In this sprint, you will design your data pipeline, including what data to sync to Algolia and how often you update it. By the end of this sprint, you will have all of our data live in Algolia. Once you have completed the tasks below, you can move onto the next sprint.
Depending on the size of your company, some of these roles may be the same person. This sprint it is important we identify these roles and get in contact with them.
Planning and project oversight
Analyze and design IT components
Build application business logic, server scripts and API’s
First, you should review the mockups created in the previous sprint and identify alldata types included. For instance, are articles, products, FAQ included in the mockups? Any data type you want to be searchable must have its own Algolia index.

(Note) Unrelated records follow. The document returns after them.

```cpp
size_t pcnn_grouped_conv2d_wgrad_workspace(const pcnn_conv_desc* d);
int pcnn_grouped_conv2d_uses_mfma(const pcnn_conv_desc* d, int what);
int pcnn_grouped_conv2d_fwd(pcnn_handle h, const pcnn_conv_desc* d, const float* x, const float* w, long long w_sample_stride, const float* bias,
                            long long bias_sample_stride, int flip_transpose, float* y);
int pcnn_grouped_conv2d_wgrad(pcnn_handle h, const pcnn_conv_desc* d, const float* x, const float* dz, float* dw, long long dw_sample_stride, void* workspace);
int pcnn_grouped_bias_grad(pcnn_handle h, int N, long long HW, int C, const float* dz, int lddz, float* dbias, long long bias_sample_stride);
int pcnn_grouped_deconv_fwd(pcnn_handle h, int N, int H, int W, int Cin, int Ho, int Wo, int Cout, int f, const float* x, const float* k,
                            long long k_sample_stride, const float* bias, long long bias_sample_stride, float* y);
int pcnn_grouped_deconv_bwd_data(pcnn_handle h, int N, int H, int W, int Cin, int Ho, int Wo, int Cout, int f, const float* dy, const float* k,
                                 long long k_sample_stride, float* dx);
// ... 191 lines not shown
```

poisson_cnn_amd/csrc/pool_resize.hip:

```cpp
#include <math.h>
#include <vector>
#include "pcnn_internal.h"

namespace {

__device__ __forceinline__ void win(int o, int f, int pb, int n, int& a, int& b) {
  a = o * f - pb; b = a + f;
  if (a < 0) a = 0;
  if (b > n) b = n;
}

__global__ void pool_fwd_small_vec4_kernel(int kind, int N, int H, int W, int C, int f, int Ho, int Wo, int pby, int pbx,
                                           const float* __restrict__ x, int ldx, float* __restrict__ y, int ldy);
__global__ void pool_fwd_small_kernel(int kind, int N, int H, int W, int C, int f, int Ho, int Wo, int pby, int pbx,
                                      const float* __restrict__ x, int ldx, float* __restrict__ y, int ldy) {
  const int64_t total = (int64_t)N * Ho * Wo * C;
  for (int64_t i = (int64_t)blockIdx.x * blockDim.x + threadIdx.x; i < total; i += (int64_t)gridDim.x * blockDim.x) {
    const int c = i % C; int64_t r = i / C; const int ox = r % Wo; r /= Wo; const int oy = r % Ho; const int n = r / Ho;
    int y0, y1, x0, x1;
    win(oy, f, pby, H, y0, y1); win(ox, f, pbx, W, x0, x1);
    float acc = kind == PCNN_POOL_MAX ? -INFINITY : 0.f;
    for (int yy = y0; yy < y1; ++yy)
      for (int xx = x0; xx < x1; ++xx) {
        const float v = x[(((int64_t)n * H + yy) * W + xx) * ldx + c];
// ... 61 lines not shown
    int y0, y1, x0, x1;
    win(oy, f, pby, H, y0, y1); win(ox, f, pbx, W, x0, x1);
    const float cnt = (float)((y1 - y0) * (x1 - x0));
    const float* src = dy + (((int64_t)n * Ho + oy) * Wo + ox) * lddy + c;
    float* dst = dx + (((int64_t)n * H + yy) * W + xx) * lddx + c;
    if (V == 4) {
      const float4 g = *reinterpret_cast<const float4*>(src);
      float4 o = make_float4(g.x / cnt, g.y / cnt, g.z / cnt, g.w / cnt);
      if (accumulate) { const float4 d = *reinterpret_cast<const float4*>(dst); o.x += d.x; o.y += d.y; o.z += d.z; o.w += d.w; }
      *reinterpret_cast<float4*>(dst) = o;
    } else {
      const float g = *src / cnt;
      *dst = accumulate ? *dst + g : g;
    }
  }
}

__global__ void pool_bwd_max_kernel(int N, int H, int W, int C, int f, int Ho, int Wo, int pby, int pbx, const float* __restrict__ x, int ldx,
                                    const float* __restrict__ dy, int lddy, float* __restrict__ dx, int lddx) {
  const int64_t total = (int64_t)N * Ho * Wo * C;
  for (int64_t i = (int64_t)blockIdx.x * blockDim.x + threadIdx.x; i < total; i += (int64_t)gridDim.x * blockDim.x) {
    const int c = i % C; int64_t r = i / C; const int ox = r % Wo; r /= Wo; const int oy = r % Ho; const int n = r / Ho;
    int y0, y1, x0, x1;
    win(oy, f, pby, H, y0, y1); win(ox, f, pbx, W, x0, x1);
    float best = -INFINITY; int by = y0, bx = x0;
    for (int yy = y0; yy < y1; ++yy)
      for (int xx = x0; xx < x1; ++xx) {
        const float v = x[(((int64_t)n * H + yy) * W + xx) * ldx + c];
        if (v > best) { best = v; by = yy; bx = xx; }
      }
    dx[(((int64_t)n * H + by) * W + bx) * lddx + c] += dy[(((int64_t)n * Ho + oy) * Wo + ox) * lddy + c];
  }
}

__global__ void zero_strided_kernel(int64_t npix, int C, float* __restrict__ y, int ldy) {
  const int64_t total = npix * C;
  for (int64_t i = (int64_t)blockIdx.x * blockDim.x + threadIdx.x; i < total; i += (int64_t)gridDim.x * blockDim.x) y[(i / C) * ldy + i % C] = 0.f;
}

template <int V> struct ChanVec;
template <> struct ChanVec<1> {
  float v[1];
  __device__ static ChanVec load(const float* p) { ChanVec r; r.v[0] = *p; return r; }
  __device__ void store(float* p) const { *p = v[0]; }
};
template <> struct ChanVec<4> {
  float v[4];
  __device__ static ChanVec load(const float* p) {
    const float4 t = *reinterpret_cast<const float4*>(p);
    ChanVec r; r.v[0] = t.x; r.v[1] = t.y; r.v[2] = t.z; r.v[3] = t.w; return r;
  }
  __device__ void store(float* p) const { *reinterpret_cast<float4*>(p) = make_float4(v[0], v[1], v[2], v[3]); }
};

template <int V>
__global__ __launch_bounds__(256) void resize_fwd_kernel(int N, int hc, int wc, int C, int Ho, int Wo, const float* __restrict__ x, int ldx,
                                  const int32_t* __restrict__ iy, const float* __restrict__ wy, const int32_t* __restrict__ ix,
                                  const float* __restrict__ wx, float alpha, float beta, float* __restrict__ y, int ldy) {
  const int CV = C / V;
  const int64_t total = (int64_t)N * Ho * Wo * CV;
  for (int64_t i = (int64_t)blockIdx.x * blockDim.x + threadIdx.x; i < total; i += (int64_t)gridDim.x * blockDim.x) {
    const int c = (int)(i % CV) * V; int64_t r = i / CV; const int ox = r % Wo; r /= Wo; const int oy = r % Ho; const int n = r / Ho;
    float wxb[4]; int ixb[4];
#pragma unroll
    for (int b = 0; b < 4; ++b) { wxb[b] = wx[ox * 4 + b]; ixb[b] = ix[ox * 4 + b]; }
    float acc[V];
#pragma unroll
    for (int j = 0; j < V; ++j) acc[j] = 0.f;
#pragma unroll
    for (int a = 0; a < 4; ++a) {
      const float wya = wy[oy * 4 + a];
      if (wya == 0.f) continue;
      const float* row = x + ((int64_t)n * hc + iy[oy * 4 + a]) * wc * ldx + c;
      float t[V];
#pragma unroll
      for (int j = 0; j < V; ++j) t[j] = 0.f;
#pragma unroll
      for (int b = 0; b < 4; ++b) {
        if (wxb[b] != 0.f) {
          const ChanVec<V> q = ChanVec<V>::load(row + (int64_t)ixb[b] * ldx);
#pragma unroll
          for (int j = 0; j < V; ++j) t[j] += wxb[b] * q.v[j];
        }
      }
#pragma unroll
      for (int j = 0; j < V; ++j) acc[j] += wya * t[j];
    }
    float* dst = &y[(((int64_t)n * Ho + oy) * Wo + ox) * ldy + c];
    ChanVec<V> o;
    if (beta == 0.f) {
#pragma unroll
      for (int j = 0; j < V; ++j) o.v[j] = alpha * acc[j];
    } else {
      const ChanVec<V> old = ChanVec<V>::load(dst);
#pragma unroll
      for (int j = 0; j < V; ++j) o.v[j] = beta * old.v[j] + alpha * acc[j];
    }
    o.store(dst);
  }
}

constexpr int RESIZE_RPB = 8;
__global__ __launch_bounds__(256) void resize_fwd_y_kernel(int N, int hc, int C, int Ho, int Wo, const float* __restrict__ t, const int32_t* __restrict__ iy,
                                                           const float* __restrict__ wy, float alpha, float beta, float* __restrict__ y, int ldy) {
  const int CV = C >> 2;
  const int u = blockIdx.x * 256 + threadIdx.x;
// ... 201 lines not shown
}

static bool vec4_ok(int C, const void* a, int lda, const void* b, int ldb) {
  return C % 4 == 0 && lda % 4 == 0 && ldb % 4 == 0 && ((reinterpret_cast<uintptr_t>(a) | reinterpret_cast<uintptr_t>(b)) & 15) == 0;
}

static dim3 grid1d(int64_t total, int block = 256, int maxb = 16384) {
  int64_t b = pcnn_cdiv64(total, block);
  if (b > maxb) b = maxb;
  if (b < 1) b = 1;
  return dim3((unsigned)b);
}
static int pow2_ge(int c) { int p = 1; while (p < c) p <<= 1; return p; }

}

extern "C" int pcnn_pool2d_fwd(pcnn_handle h, int kind, int N, int H, int W, int C, int f, const float* x, int ldx, float* y, int ldy) {
  PCNN_REQUIRE(h, h && x && y && f >= 1 && (kind == 0 || kind == 1), "pcnn_pool2d_fwd: bad argument");
  const int Ho = pcnn_cdiv(H, f), Wo = pcnn_cdiv(W, f), pby = (Ho * f - H) / 2, pbx = (Wo * f - W) / 2;
  if (f * f <= 16 || C > 256) {
    if (vec4_ok(C, x, ldx, y, ldy))
      hipLaunchKernelGGL(pool_fwd_small_vec4_kernel, grid1d((int64_t)N * Ho * Wo * (C / 4)), dim3(256), 0, h->stream, kind, N, H, W, C, f, Ho, Wo, pby, pbx, x, ldx, y, ldy);
    else
      hipLaunchKernelGGL(pool_fwd_small_kernel, grid1d((int64_t)N * Ho * Wo * C), dim3(256), 0, h->stream, kind, N, H, W, C, f, Ho, Wo, pby, pbx, x, ldx, y, ldy);
  } else {
    hipLaunchKernelGGL(pool_fwd_large_kernel, dim3((unsigned)((int64_t)N * Ho * Wo)), dim3(256), 0, h->stream, kind, N, H, W, C, pow2_ge(C), f, Ho,
                       Wo, pby, pbx, x, ldx, y, ldy);
  }
  PCNN_CHECK_LAUNCH(h, "pcnn_pool2d_fwd");
  return 0;
}
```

Now that you know all of the data types you want to sync into Algolia, you need to think about how you want to structure this data and how often it needs to be updated.
Best practices are covered in this webinar, including how to handle different ranking strategies such as ‘sort bys’. it’s likely the data you have requires some transformation. Some use cases, such as handling multiple languages also require specific indexing strategies.

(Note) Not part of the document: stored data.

template <typename T>
__device__ __forceinline__ const T* at_off(const T* base, unsigned bytes) {
  return reinterpret_cast<const T*>(reinterpret_cast<const char*>(base) + bytes);
}
template <typename T>
__device__ __forceinline__ T* at_off(T* base, unsigned bytes) {
  return reinterpret_cast<T*>(reinterpret_cast<char*>(base) + bytes);
}
__device__ __forceinline__ unsigned pix_off(int y, int x, int W, int C) {
  return __umul24(__umul24((unsigned)y, (unsigned)W) + (unsigned)x, (unsigned)C);
}
__device__ __forceinline__ float relu_bits(float x) { return __int_as_float(max(__float_as_int(x), 0)); }
__device__ __forceinline__ void split_h(float a, float b, unsigned& hi, unsigned& lo) {
  f16x2 v = {(_Float16)a, (_Float16)b};
  hi = __builtin_bit_cast(unsigned, v);
  asm("v_fma_mixlo_f16 %0, %1, 1.0, -%2 op_sel:[0,0,0] op_sel_hi:[0,0,1]" : "=v"(lo) : "v"(a), "v"(hi));
  asm("v_fma_mixhi_f16 %0, %1, 1.0, -%2 op_sel:[0,0,1] op_sel_hi:[0,0,1]" : "+v"(lo) : "v"(b), "v"(hi));
}
__device__ __forceinline__ f32x4 mfma_h(u32x4 w, u32x4 x, f32x4 c) {
  return __builtin_amdgcn_mfma_f32_16x16x32_f16(__builtin_bit_cast(f16x8, w), __builtin_bit_cast(f16x8, x), c, 0, 0, 0);
}
__device__ __forceinline__ unsigned pk_max_u16(unsigned x, unsigned y) {
  unsigned r;
  asm("v_pk_max_u16 %0, %1, %2" : "=v"(r) : "v"(x), "v"(y));
  return r;
}
__device__ __forceinline__ int med3(int x, int lo, int hi) {
  int r;
  asm("v_med3_i32 %0, %1, %2, %3" : "=v"(r) : "v"(x), "v"(lo), "s"(hi));
  return r;
}
template <int I, int N, typename F>
__device__ __forceinline__ void static_for(F&& f) {
  if constexpr (I < N) {
    f(std::integral_constant<int, I>{});
    static_for<I + 1, N>(f);
  }
}
struct BlkTiles {
  unsigned long long m_tx, m_ty;
  int tiles_x, tiles_y, total;
};
__device__ __forceinline__ int div_magic(int n, unsigned long long m) { return (int)(((unsigned long long)n * m) >> 42); }

constexpr int K_T = 16;
constexpr int K_PP = 20, K_PNPX = 400;
constexpr int K_PNPXP = 402;
constexpr int K_MP = 18;
constexpr int K_MNPXP = 326;
constexpr int K_PBUF = 2 * 2 * K_PNPXP * 2;
constexpr int K_MBUF = 2 * 2 * K_MNPXP * 2;
constexpr int K_CT = 512;
constexpr int K_NP = 7;
constexpr int K_PPI = K_CT / 8;
constexpr int K_WROW = 2 * 3 * 4 * 32;
constexpr int K_WIMG = 3 * K_WROW;
constexpr size_t K_LDS = (size_t)(K_PBUF + 2 * K_MBUF) * 16;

At this point, it makes sense to create a system diagram of what will pass between systems and how often.
The tools you use to build your pipeline depend on the systems you are pulling data out of. For each data type, identify the system you need access to and check the relevant section below.
Out of the box connectors
The first step of implementing a Shopify integration is setting up a full reindex. Once you have validated your Algolia account you can trigger this straightaway. This creates three indices; products, pages and collections. If you want to enrich these indices further with data from an API or 3rd party system you can utilize metafields. If you want to enrich them with data directly managed in Shopify, use named tags. If you have the option, we recommend named tags are recommended as metafields can slow the indexing process.
If you are unable to utilize one of our out of the box integrations, you can check out connector options that are built by third parties and the Algolia community.
Do it yourself
If the system with the required data has an integration point where you can use one of the API clients listed above, this is an optimum point to index to Algolia.

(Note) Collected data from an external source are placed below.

# guanjq/targetdiff

Hardware: AMD Instinct MI355X
Metric: ligands/sec (1000-step sampling, 100 samples/pocket) at 1/2/4/8 MI355X (higher is better)
Workload: dtype f32

## Files before the change

targetdiff_amd/capi.py:

```python
from __future__ import annotations

import ctypes
import os
from ctypes import POINTER, c_char_p, c_float, c_int32, c_int64, c_size_t, c_void_p

import numpy as np
import torch

_HERE = os.path.dirname(os.path.abspath(__file__))
LIB_PATH = os.path.join(_HERE, 'lib', 'libtargetdiff_hip.so')

TD_OK = 0
HIDDEN = 128
KNN = 32


class TdConfig(ctypes.Structure):
    _fields_ = [('hidden_dim', c_int32), ('n_heads', c_int32), ('knn', c_int32), ('num_layers', c_int32),
                ('num_r_gaussian', c_int32), ('edge_feat_dim', c_int32), ('protein_feat_dim', c_int32),
                ('ligand_num_classes', c_int32), ('num_timesteps', c_int32), ('cutoff_mode', c_int32), ('radius', c_float),
                ('max_num_neighbors', c_int32), ('model_mean_type', c_int32), ('num_blocks', c_int32), ('ew_net_type', c_int32),
                ('x2h_out_fc', c_int32), ('sync_twoup', c_int32), ('num_x2h', c_int32), ('num_h2x', c_int32), ('reserved', c_int32 * 1)]


# ... 554 lines not shown
        io.d_step = _ptr(step_index, torch.int32, 'step_index').value
        io.d_t_all = _ptr(t_all, torch.int32, 't_all').value
        io.num_steps, io.pos_only = S, int(bool(pos_only))
        io.d_ligand_pos = _ptr(ligand_pos, torch.float32, 'ligand_pos').value
        io.d_ligand_v = _ptr(ligand_v, torch.int64, 'ligand_v').value
        io.d_noise = _ptr(noise, torch.float32, 'noise').value
        io.d_uniform = _ptr(uniform, torch.float32, 'uniform').value
        io.d_pos_traj = _ptr(pos_traj, torch.float32, 'pos_traj').value
        io.d_v_traj = _ptr(v_traj, torch.int64, 'v_traj').value
        io.d_v0_traj = _ptr(v0_traj, torch.float32, 'v0_traj').value if v0_traj is not None and v0_traj.numel() else None
        io.d_vt_traj = _ptr(vt_traj, torch.float32, 'vt_traj').value if vt_traj is not None and vt_traj.numel() else None
        gb = _graph_bias_ptr(ligand_graph_bias, int(t_all.shape[1]))
        io.d_ligand_graph_bias = gb.value if gb is not None else None
        fm, fp, fv = _fixed_ptrs(fixed_mask, fixed_pos, fixed_v, self.Nl)
        if fm is not None:
            io.d_fixed_mask, io.d_fixed_pos, io.d_fixed_v = fm.value, fp.value, fv.value
        return io

    def set_program(self, table, kinds):
        if table is None:
            self._prog_table = None
            with _on(self.device):
                _check(self.lib.td_session_set_program(self.handle, None, None, 0), 'td_session_set_program')
            return
        kinds = [int(k) for k in kinds]
        if table.dtype != torch.float32 or tuple(table.shape) != (len(kinds), PROG_ROW) or not table.is_contiguous():
            raise ValueError(f'the program table must be contiguous fp32 [{len(kinds)}, {PROG_ROW}]')
        arr = (c_int32 * len(kinds))(*kinds)
        self._prog_table = table
        with _on(self.device):
            _check(self.lib.td_session_set_program(self.handle, _ptr(table, torch.float32, 'table'), arr, len(kinds)),
                   'td_session_set_program')

    def step(self, io: StepIO, use_graph=True):
        with _on(self.device):
            _check(self.lib.td_session_step(self.handle, ctypes.byref(io), int(bool(use_graph)), _stream(self.device)),
                   'td_session_step')

    def last_step_was_graph(self) -> bool:
        return bool(self.lib.td_session_step_graph(self.handle))

    def row_counts(self):
        n = self._counts()
        return int(n[0]), int(n[1]), [int(v) for v in n[2:6] if v >= 0]

    def forward_reach_rows(self):
        v = int(self._counts()[6])
        return v if v >= 0 else None

    def shared_static_tables(self):
        n = self._counts()
        return (int(n[7]), int(n[8])) if n[7] >= 0 else None

    @_device_bound
    def _counts(self):
        n = (c_int32 * 10)()
        _check(self.lib.td_session_row_counts(self.handle, n, 10, _stream(self.device)), 'td_session_row_counts')
        return n

    def dirty_rows(self) -> int:
        return self.row_counts()[1]


EGNN_LAYER_KEYS = ('edge_mlp.net.0.weight', 'edge_mlp.net.0.bias', 'edge_mlp.net.2.weight', 'edge_mlp.net.2.bias',
                   'edge_inf.0.weight', 'edge_inf.0.bias', 'x_mlp.0.weight', 'x_mlp.0.bias', 'x_mlp.2.weight',
                   'node_mlp.net.0.weight', 'node_mlp.net.0.bias', 'node_mlp.net.2.weight', 'node_mlp.net.2.bias')


def egnn_flat_key_order(num_layers: int):
    return [f'net.{l}.{k}' for l in range(num_layers) for k in EGNN_LAYER_KEYS]


def graph_ptr(batch: torch.Tensor, B: int) -> torch.Tensor:
    lib = load_library()
    ptr = torch.empty(B + 1, dtype=torch.int32, device=batch.device)
    with _on(batch.device):
        _check(lib.td_graph_ptr(_ptr(batch, torch.int64, 'batch'), batch.numel(), B, _ptr(ptr), _stream(batch.device)),
               'td_graph_ptr')
    return ptr


def protein_centroids(protein_pos: torch.Tensor, protein_ptr: torch.Tensor) -> torch.Tensor:
    lib = load_library()
    B = protein_ptr.numel() - 1
    scratch = protein_pos.detach().clone().contiguous().float()
    offset = torch.empty(B, 3, dtype=torch.float32, device=protein_pos.device)
    with _on(protein_pos.device):
        _check(lib.td_center_pos(_ptr(scratch), _ptr(protein_ptr, torch.int32, 'protein_ptr'), None,
                                 _ptr(protein_ptr, torch.int32, 'protein_ptr'), B, _ptr(offset), 1, -1,
                                 _stream(protein_pos.device)), 'td_center_pos')
    return offset


class NativeEgnn:

    def __init__(self, num_layers: int, state_dict, hidden_dim=HIDDEN, edge_feat_dim=4, k=KNN, device=None, prefix=''):
        self.lib = load_library()
        self.device = _canonical_device(device)
        self.num_layers = int(num_layers)
        blob = np.ascontiguousarray(np.concatenate(
            [state_dict[prefix + key].detach().cpu().numpy().astype(np.float32).reshape(-1)
             for key in egnn_flat_key_order(self.num_layers)]))
        handle = c_void_p()
        with torch.cuda.device(self.device):
            _check(self.lib.td_egnn_create(self.num_layers, hidden_dim, edge_feat_dim, k, blob.ctypes.data_as(POINTER(c_float)),
                                           blob.size, ctypes.byref(handle)), 'td_egnn_create')
# ... 147 lines not shown
```

targetdiff_amd/csrc/edge16.hip:

```cpp
#include <type_traits>

#include "td_device.h"
#include "td_internal.h"

typedef float floatx4_t __attribute__((ext_vector_type(4)));

__device__ __forceinline__ floatx4_t td_mfma16(float a, float b, floatx4_t c) {
    return __builtin_amdgcn_mfma_f32_16x16x4f32(a, b, c, 0, 0, 0);
}

#ifndef TD_ZPLAIN_OFF
#define TD_ZPLAIN_OFF 0
#endif
#ifndef TD_ABL
#define TD_ABL 0
#endif
typedef _Float16 half8_16 __attribute__((ext_vector_type(8)));
__device__ __forceinline__ floatx4_t td_mfma16h(uint4 a, uint4 b, floatx4_t c) {
    return __builtin_amdgcn_mfma_f32_16x16x32_f16(__builtin_bit_cast(half8_16, a), __builtin_bit_cast(half8_16, b), c, 0, 0, 0);
}
__device__ __forceinline__ void td_split_h2(float x, float y, unsigned &h1, unsigned &h2) {
    h1 = __builtin_bit_cast(unsigned, __builtin_amdgcn_cvt_pkrtz(x, y));
    asm("v_fma_mixlo_f16 %0, %1, -1.0, %2 op_sel_hi:[1,0,0]\n\t"
        "v_fma_mixhi_f16 %0, %1, -1.0, %3 op_sel:[1,0,0] op_sel_hi:[1,0,0]"
// ... 41 lines not shown
#if TD_SPLIT_X4
#pragma unroll
    for (int m = 0; m < 4; ++m) h1[m] = __builtin_bit_cast(unsigned, __builtin_amdgcn_cvt_pkrtz(x[m], y[m]));
    asm("v_fma_mixlo_f16 %0, %4, -1.0, %8 op_sel_hi:[1,0,0]\n\t"
        "v_fma_mixlo_f16 %1, %5, -1.0, %9 op_sel_hi:[1,0,0]\n\t"
        "v_fma_mixlo_f16 %2, %6, -1.0, %10 op_sel_hi:[1,0,0]\n\t"
        "v_fma_mixlo_f16 %3, %7, -1.0, %11 op_sel_hi:[1,0,0]\n\t"
        "v_fma_mixhi_f16 %0, %4, -1.0, %12 op_sel:[1,0,0] op_sel_hi:[1,0,0]\n\t"
        "v_fma_mixhi_f16 %1, %5, -1.0, %13 op_sel:[1,0,0] op_sel_hi:[1,0,0]\n\t"
        "v_fma_mixhi_f16 %2, %6, -1.0, %14 op_sel:[1,0,0] op_sel_hi:[1,0,0]\n\t"
        "v_fma_mixhi_f16 %3, %7, -1.0, %15 op_sel:[1,0,0] op_sel_hi:[1,0,0]"
        : "=&v"(h2[0]), "=&v"(h2[1]), "=&v"(h2[2]), "=&v"(h2[3])
        : "v"(h1[0]), "v"(h1[1]), "v"(h1[2]), "v"(h1[3]), "v"(x[0]), "v"(x[1]), "v"(x[2]), "v"(x[3]), "v"(y[0]), "v"(y[1]), "v"(y[2]), "v"(y[3]));
#else
#pragma unroll
    for (int m = 0; m < 4; ++m) td_split_h2(x[m], y[m], h1[m], h2[m]);
#endif
}

constexpr float TD_ATT_SCALE_16 = 0.35355339059327373f;
constexpr float TD_LOG2E = 1.4426950408889634f;
constexpr float TD_FAR_CENTRE = 1.0e4f;
constexpr int E16_STEPS = TD_SLOTK / 4;
constexpr int E16_R_FLOATS = 2 * 2 * E16_STEPS * 64 * 8;
constexpr int E16_WQ_FLOATS = 8 * 4 * 2 * 64 * 4;
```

If you can only access the entire database, we can use replaceAllObjects.
The Algolia crawler is a good fit for your implementation if you have static, HTML content you want to index. For example, the Algolia Crawler is a great way to index data for a site search implementation. Optimally, you can enrich crawled static content with ranking data from Google Analytics or Adobe Analytics.
You can manage all configuration details, in the Crawler Editor as a JSONfile. Once you’ve set up your startUrls and sitemaps you can run the Crawler and use the path explorer and data analysis to figure out which URLs have been crawled and which haven’t. Then you can update the configuration to ensure all required URLSs are crawled.